───── Data to process ─────
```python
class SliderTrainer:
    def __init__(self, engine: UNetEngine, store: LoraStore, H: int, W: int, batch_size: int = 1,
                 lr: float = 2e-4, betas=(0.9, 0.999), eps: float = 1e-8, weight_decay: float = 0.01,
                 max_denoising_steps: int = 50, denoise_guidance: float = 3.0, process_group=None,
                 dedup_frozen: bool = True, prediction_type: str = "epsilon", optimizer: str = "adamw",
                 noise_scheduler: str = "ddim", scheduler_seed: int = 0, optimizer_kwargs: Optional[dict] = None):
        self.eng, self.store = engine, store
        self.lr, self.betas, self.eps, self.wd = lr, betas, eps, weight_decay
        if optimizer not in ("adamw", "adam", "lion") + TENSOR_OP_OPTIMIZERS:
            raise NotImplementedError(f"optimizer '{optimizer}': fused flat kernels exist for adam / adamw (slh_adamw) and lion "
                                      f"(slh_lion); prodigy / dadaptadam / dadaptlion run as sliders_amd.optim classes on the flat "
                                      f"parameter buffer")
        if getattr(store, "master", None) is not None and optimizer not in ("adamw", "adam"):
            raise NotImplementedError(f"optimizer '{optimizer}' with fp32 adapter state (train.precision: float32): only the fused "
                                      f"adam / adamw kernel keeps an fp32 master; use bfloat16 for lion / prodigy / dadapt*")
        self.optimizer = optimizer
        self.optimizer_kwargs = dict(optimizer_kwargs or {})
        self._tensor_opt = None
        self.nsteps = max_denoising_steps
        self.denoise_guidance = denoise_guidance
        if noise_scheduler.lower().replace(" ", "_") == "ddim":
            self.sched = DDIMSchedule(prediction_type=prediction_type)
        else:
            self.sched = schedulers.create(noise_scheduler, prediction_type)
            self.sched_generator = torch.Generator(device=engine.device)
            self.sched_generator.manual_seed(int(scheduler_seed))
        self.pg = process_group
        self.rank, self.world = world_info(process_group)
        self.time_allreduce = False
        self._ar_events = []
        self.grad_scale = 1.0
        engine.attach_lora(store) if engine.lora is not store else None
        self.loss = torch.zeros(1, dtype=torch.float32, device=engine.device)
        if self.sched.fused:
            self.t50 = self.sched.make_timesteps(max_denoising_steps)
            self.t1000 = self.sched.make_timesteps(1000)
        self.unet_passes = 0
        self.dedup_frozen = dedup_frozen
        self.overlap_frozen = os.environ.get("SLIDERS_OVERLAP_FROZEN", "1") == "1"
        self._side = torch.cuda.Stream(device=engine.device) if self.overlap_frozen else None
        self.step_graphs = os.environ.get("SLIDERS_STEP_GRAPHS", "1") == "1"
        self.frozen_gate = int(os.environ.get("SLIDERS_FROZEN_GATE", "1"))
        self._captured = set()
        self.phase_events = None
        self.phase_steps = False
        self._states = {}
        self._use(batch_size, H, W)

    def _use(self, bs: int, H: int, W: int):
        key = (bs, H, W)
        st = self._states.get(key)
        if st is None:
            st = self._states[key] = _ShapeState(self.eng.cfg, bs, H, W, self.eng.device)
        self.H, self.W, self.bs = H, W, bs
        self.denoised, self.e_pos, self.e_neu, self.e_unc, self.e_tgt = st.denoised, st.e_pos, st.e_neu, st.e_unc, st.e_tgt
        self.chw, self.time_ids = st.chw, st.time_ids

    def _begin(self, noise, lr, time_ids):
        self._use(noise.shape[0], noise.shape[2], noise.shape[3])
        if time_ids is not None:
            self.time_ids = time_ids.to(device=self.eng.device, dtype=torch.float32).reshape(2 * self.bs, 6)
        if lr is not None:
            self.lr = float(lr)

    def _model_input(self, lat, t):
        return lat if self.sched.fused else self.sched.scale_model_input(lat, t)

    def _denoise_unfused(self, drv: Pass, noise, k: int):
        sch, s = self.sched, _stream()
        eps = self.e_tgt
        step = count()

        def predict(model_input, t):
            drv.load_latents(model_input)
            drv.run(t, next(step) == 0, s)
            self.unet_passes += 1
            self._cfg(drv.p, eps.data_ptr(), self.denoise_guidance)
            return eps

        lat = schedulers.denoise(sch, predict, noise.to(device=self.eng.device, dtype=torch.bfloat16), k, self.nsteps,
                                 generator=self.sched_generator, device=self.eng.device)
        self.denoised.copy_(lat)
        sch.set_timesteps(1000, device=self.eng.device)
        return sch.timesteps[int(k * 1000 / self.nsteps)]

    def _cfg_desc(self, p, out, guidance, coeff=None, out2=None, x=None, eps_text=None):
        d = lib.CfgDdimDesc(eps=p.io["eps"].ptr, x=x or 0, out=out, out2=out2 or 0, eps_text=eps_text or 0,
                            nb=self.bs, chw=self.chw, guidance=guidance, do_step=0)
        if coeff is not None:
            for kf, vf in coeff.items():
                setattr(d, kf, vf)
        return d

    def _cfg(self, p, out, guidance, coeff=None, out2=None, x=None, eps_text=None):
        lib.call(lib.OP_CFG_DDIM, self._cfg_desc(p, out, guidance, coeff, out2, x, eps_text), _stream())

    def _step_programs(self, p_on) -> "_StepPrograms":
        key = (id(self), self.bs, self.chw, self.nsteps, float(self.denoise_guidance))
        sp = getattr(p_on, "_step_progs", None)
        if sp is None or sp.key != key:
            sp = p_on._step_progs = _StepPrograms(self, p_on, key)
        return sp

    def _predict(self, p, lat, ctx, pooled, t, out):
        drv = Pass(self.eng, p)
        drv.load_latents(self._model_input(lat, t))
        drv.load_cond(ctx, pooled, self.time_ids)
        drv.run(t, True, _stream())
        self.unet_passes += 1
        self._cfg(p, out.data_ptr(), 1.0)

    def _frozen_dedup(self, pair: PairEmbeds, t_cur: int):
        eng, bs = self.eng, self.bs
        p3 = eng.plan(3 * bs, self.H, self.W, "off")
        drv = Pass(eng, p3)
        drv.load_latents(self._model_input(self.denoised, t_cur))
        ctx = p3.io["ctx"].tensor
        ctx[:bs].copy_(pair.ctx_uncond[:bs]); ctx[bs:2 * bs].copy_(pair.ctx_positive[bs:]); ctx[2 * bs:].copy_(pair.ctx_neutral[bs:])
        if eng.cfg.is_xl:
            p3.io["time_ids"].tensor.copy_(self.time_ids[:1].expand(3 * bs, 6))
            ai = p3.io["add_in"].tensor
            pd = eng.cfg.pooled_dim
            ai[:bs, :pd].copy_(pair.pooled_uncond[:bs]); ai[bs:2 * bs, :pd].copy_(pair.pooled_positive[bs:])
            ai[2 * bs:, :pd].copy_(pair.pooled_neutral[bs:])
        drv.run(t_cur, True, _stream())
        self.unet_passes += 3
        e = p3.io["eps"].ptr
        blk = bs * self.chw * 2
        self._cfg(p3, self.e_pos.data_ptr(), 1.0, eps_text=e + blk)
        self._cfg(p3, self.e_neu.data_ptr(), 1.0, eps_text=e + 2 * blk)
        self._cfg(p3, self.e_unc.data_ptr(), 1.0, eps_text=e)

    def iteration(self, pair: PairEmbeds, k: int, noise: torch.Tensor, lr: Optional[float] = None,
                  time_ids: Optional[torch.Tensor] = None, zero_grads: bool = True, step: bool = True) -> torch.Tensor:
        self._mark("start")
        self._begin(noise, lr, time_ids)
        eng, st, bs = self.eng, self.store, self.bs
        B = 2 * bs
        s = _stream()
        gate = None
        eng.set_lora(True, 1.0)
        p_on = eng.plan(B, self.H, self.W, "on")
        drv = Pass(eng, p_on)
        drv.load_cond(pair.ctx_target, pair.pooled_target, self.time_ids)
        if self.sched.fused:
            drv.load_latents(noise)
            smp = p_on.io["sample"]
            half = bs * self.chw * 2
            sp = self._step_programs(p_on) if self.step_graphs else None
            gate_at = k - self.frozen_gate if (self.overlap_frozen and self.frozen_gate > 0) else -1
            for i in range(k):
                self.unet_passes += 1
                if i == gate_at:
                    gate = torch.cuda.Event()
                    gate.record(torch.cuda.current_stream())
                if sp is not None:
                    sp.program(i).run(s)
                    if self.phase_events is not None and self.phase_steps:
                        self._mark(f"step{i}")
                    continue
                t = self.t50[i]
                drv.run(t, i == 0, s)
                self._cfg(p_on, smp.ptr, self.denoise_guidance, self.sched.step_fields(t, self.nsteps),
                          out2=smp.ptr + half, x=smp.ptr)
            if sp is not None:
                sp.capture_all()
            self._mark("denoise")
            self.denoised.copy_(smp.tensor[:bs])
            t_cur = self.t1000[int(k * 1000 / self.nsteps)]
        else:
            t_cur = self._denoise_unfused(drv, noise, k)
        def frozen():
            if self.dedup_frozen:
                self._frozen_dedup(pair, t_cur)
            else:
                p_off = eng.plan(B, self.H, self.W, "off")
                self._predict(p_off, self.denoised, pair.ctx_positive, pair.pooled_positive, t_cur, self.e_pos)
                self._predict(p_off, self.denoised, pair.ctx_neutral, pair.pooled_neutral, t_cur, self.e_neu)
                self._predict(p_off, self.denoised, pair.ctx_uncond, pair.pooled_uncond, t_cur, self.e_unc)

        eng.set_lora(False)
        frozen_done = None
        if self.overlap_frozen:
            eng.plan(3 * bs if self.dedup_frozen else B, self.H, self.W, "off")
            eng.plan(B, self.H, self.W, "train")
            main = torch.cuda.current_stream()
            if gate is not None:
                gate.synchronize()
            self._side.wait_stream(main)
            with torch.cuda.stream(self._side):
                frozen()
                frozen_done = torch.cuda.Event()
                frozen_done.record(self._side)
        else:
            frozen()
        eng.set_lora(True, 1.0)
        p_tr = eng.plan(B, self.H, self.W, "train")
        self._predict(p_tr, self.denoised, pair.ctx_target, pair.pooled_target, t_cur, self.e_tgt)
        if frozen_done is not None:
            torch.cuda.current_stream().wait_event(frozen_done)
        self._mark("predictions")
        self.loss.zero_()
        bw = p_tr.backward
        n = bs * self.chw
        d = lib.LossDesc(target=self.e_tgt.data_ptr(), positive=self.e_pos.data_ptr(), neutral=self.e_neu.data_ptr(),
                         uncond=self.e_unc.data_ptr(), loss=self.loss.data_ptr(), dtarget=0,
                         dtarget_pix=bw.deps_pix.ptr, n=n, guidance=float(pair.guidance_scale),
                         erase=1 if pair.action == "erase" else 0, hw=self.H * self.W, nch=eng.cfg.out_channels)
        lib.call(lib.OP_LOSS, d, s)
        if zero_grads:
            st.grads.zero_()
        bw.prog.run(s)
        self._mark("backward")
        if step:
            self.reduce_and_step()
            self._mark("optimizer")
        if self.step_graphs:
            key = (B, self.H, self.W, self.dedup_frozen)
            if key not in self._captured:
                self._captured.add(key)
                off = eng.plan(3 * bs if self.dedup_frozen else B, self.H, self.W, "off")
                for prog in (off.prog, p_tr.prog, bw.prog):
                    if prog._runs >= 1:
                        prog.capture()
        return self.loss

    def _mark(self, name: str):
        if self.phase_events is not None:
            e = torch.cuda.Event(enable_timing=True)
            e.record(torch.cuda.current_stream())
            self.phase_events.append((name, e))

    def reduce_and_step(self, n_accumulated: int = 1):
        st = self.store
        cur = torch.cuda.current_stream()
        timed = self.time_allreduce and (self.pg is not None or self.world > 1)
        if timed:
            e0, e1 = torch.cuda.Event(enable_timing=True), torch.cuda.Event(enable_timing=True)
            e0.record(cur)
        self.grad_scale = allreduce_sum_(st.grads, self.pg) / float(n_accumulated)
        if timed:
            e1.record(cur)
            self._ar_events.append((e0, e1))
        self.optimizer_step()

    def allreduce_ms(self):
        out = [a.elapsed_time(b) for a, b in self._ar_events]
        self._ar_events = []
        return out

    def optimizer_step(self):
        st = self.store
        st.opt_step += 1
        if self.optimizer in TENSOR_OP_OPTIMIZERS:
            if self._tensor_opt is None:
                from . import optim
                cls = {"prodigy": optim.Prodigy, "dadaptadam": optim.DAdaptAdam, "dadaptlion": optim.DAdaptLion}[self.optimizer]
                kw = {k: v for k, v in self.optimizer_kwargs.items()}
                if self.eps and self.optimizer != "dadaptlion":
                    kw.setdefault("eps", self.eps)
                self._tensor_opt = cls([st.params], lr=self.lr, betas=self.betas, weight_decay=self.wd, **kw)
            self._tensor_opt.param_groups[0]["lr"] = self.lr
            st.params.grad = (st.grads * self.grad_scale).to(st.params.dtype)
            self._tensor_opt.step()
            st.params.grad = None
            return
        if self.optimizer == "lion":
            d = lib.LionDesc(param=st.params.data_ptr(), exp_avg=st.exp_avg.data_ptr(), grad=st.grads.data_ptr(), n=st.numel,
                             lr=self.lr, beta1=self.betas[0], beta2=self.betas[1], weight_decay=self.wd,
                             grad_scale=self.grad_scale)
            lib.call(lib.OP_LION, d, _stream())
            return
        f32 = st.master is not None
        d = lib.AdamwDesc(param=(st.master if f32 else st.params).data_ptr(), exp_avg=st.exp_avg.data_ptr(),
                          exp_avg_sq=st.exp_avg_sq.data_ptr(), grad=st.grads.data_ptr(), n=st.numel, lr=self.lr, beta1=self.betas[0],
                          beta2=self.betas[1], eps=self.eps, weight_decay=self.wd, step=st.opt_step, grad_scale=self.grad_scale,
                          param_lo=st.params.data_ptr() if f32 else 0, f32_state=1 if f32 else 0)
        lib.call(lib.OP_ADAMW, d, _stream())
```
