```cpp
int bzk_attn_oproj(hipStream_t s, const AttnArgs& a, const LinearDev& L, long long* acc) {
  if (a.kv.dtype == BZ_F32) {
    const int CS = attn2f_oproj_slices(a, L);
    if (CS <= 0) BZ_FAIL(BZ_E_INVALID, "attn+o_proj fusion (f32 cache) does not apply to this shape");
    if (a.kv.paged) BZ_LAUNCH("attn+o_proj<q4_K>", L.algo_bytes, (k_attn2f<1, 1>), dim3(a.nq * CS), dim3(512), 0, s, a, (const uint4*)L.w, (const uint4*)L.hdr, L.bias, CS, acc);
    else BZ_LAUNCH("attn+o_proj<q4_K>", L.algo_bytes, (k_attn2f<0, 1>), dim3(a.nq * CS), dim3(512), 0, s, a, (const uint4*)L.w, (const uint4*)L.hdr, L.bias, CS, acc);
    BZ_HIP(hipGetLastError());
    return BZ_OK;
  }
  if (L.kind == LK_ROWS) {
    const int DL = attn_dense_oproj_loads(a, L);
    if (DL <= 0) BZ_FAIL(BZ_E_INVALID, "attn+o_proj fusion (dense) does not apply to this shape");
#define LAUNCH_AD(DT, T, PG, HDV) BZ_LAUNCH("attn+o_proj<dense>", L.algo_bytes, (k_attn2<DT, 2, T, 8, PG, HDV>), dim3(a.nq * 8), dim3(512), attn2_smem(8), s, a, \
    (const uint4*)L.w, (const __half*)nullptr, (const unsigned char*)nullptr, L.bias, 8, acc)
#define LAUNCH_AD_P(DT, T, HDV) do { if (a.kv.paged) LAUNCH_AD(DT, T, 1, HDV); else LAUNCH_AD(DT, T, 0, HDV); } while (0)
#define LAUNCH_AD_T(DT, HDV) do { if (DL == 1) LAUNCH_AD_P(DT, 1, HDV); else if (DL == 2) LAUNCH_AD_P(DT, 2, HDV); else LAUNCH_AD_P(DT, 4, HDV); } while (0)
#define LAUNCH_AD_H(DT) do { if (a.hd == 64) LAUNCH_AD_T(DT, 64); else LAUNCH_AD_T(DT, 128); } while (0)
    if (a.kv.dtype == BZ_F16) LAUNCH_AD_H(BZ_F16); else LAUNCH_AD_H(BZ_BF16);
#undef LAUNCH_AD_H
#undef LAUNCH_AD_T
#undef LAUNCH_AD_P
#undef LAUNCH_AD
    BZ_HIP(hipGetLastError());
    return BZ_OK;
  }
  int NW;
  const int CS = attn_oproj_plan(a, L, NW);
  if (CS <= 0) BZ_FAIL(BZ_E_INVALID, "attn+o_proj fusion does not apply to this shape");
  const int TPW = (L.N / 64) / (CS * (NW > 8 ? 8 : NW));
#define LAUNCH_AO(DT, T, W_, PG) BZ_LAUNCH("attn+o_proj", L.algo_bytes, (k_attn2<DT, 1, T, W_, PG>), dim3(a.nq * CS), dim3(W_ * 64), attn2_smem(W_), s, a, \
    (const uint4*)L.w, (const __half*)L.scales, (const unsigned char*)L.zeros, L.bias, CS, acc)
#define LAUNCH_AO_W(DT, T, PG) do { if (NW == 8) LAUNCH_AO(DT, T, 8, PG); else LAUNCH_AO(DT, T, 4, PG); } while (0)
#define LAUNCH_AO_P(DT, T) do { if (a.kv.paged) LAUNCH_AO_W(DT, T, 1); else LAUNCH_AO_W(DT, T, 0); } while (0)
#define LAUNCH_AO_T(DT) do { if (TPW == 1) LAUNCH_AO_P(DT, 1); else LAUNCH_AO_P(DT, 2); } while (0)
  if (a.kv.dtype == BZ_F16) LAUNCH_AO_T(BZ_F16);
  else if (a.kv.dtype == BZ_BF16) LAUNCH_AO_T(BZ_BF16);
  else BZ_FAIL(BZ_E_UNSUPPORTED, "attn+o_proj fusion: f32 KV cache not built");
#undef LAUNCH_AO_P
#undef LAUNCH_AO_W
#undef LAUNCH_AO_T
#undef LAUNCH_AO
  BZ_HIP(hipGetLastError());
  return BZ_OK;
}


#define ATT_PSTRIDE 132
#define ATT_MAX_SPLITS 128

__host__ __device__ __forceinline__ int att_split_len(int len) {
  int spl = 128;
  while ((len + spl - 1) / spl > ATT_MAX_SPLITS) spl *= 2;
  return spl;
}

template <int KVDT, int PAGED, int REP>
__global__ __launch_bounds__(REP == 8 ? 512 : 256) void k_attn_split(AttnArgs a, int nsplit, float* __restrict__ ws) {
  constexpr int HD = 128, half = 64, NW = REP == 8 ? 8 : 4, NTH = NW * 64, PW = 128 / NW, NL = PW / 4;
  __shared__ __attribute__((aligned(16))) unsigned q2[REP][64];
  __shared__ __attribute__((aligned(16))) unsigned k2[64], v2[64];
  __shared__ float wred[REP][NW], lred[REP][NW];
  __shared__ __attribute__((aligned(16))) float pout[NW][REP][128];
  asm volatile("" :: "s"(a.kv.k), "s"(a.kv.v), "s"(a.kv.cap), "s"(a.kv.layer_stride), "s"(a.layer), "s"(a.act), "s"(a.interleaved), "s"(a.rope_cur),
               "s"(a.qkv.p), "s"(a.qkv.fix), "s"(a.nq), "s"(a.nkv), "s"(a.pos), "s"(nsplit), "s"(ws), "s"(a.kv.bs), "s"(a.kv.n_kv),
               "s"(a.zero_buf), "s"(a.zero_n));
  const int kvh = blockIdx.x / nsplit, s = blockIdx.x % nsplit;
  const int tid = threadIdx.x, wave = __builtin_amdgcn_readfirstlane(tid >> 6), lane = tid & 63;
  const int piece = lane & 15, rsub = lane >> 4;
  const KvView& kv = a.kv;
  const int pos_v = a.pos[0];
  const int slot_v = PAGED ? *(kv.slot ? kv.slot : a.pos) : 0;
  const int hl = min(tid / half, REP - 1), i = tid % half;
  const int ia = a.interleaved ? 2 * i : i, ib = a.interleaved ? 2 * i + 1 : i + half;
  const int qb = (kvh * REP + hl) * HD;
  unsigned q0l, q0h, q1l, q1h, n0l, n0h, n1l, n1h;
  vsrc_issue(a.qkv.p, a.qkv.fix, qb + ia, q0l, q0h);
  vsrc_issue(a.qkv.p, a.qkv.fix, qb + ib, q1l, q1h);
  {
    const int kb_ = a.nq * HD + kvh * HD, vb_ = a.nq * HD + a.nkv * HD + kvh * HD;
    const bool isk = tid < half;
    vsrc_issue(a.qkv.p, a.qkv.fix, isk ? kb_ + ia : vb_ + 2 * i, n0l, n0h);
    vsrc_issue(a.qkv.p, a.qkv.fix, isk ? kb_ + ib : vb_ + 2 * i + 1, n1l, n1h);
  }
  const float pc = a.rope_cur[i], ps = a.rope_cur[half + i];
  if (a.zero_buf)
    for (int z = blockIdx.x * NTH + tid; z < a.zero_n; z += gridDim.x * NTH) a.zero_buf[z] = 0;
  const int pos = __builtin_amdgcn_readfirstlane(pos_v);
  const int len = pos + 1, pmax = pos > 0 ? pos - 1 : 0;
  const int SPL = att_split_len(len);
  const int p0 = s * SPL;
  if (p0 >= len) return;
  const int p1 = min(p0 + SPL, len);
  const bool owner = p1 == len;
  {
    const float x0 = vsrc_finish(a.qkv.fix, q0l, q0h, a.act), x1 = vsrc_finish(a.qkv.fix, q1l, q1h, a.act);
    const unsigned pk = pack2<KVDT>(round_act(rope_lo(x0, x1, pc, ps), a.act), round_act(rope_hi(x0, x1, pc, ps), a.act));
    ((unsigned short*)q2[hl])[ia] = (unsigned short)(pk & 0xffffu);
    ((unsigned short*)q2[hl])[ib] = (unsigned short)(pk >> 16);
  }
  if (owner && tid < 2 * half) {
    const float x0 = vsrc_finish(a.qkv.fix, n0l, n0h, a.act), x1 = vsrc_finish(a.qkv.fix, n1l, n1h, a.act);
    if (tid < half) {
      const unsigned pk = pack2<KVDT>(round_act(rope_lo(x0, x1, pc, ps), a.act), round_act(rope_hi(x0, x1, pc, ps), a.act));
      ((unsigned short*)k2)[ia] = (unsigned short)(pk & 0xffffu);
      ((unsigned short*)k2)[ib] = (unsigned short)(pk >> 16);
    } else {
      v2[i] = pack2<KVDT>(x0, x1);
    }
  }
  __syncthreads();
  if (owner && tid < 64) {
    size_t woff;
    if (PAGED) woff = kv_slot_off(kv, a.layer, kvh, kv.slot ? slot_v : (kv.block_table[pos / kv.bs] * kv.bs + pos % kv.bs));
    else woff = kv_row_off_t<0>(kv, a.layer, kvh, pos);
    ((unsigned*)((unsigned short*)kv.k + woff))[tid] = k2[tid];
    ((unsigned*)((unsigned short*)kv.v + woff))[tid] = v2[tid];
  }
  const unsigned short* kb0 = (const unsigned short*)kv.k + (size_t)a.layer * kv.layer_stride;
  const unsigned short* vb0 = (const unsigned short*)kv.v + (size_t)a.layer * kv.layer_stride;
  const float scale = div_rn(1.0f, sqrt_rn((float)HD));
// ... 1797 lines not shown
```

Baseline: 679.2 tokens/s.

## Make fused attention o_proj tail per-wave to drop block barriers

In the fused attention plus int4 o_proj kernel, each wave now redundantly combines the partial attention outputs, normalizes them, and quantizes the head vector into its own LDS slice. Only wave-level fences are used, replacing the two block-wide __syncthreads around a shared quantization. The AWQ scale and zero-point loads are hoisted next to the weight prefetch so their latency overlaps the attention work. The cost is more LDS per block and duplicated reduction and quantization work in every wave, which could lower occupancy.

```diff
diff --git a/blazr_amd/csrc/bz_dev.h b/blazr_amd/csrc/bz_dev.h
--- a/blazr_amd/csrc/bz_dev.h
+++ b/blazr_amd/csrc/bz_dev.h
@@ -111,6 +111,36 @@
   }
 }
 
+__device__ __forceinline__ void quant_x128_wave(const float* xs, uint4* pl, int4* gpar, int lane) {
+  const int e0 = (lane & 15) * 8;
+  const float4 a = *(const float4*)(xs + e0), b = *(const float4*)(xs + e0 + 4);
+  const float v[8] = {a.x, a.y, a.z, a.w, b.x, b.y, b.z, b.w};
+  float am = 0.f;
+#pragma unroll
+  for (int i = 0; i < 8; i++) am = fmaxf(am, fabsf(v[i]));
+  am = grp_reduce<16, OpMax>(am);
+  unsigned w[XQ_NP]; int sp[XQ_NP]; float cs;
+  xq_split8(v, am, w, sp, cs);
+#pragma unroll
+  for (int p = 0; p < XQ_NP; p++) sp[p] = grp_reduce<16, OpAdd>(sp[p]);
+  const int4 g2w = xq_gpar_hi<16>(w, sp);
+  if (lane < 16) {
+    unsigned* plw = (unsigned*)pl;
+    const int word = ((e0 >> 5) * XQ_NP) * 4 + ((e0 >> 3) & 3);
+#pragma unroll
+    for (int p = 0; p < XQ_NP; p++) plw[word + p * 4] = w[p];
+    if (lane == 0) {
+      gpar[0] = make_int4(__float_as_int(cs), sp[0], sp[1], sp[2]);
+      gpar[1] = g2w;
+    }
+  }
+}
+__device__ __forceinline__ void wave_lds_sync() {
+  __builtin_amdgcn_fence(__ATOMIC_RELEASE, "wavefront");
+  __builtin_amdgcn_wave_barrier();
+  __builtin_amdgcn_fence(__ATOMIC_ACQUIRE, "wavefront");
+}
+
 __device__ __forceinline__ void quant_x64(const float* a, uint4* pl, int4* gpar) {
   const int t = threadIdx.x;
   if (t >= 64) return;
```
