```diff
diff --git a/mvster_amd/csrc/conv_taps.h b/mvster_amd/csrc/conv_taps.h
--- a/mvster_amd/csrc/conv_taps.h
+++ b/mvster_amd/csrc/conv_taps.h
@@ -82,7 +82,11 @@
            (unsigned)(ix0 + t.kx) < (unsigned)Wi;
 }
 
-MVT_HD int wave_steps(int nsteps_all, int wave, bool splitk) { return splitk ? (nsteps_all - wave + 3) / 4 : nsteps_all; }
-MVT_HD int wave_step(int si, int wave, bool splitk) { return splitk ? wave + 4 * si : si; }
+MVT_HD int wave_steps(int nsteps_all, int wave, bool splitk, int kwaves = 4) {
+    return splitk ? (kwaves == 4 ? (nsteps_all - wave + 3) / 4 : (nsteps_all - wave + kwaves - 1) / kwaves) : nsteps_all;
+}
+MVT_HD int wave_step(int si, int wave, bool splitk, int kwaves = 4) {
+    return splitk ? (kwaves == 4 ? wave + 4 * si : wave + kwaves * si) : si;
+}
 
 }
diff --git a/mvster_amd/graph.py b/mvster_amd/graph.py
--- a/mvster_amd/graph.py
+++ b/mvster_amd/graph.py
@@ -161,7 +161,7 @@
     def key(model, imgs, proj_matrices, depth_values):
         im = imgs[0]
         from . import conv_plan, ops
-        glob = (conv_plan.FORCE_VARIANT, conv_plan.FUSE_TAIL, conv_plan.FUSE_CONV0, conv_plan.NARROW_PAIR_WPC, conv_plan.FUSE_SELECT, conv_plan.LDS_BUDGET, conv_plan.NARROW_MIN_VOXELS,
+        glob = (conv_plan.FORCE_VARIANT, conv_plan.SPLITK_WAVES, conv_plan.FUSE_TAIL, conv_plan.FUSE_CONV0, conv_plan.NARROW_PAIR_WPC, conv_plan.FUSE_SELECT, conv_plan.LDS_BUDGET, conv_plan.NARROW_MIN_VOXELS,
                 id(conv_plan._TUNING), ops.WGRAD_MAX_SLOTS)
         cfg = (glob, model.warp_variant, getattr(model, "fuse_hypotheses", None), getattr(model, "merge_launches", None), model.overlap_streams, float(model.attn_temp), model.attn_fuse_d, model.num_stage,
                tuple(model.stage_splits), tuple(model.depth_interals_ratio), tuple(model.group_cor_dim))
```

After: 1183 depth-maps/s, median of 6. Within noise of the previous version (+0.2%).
─────
Check the data above and report how many lines include the word "NotImplementedError", using a bare number.

2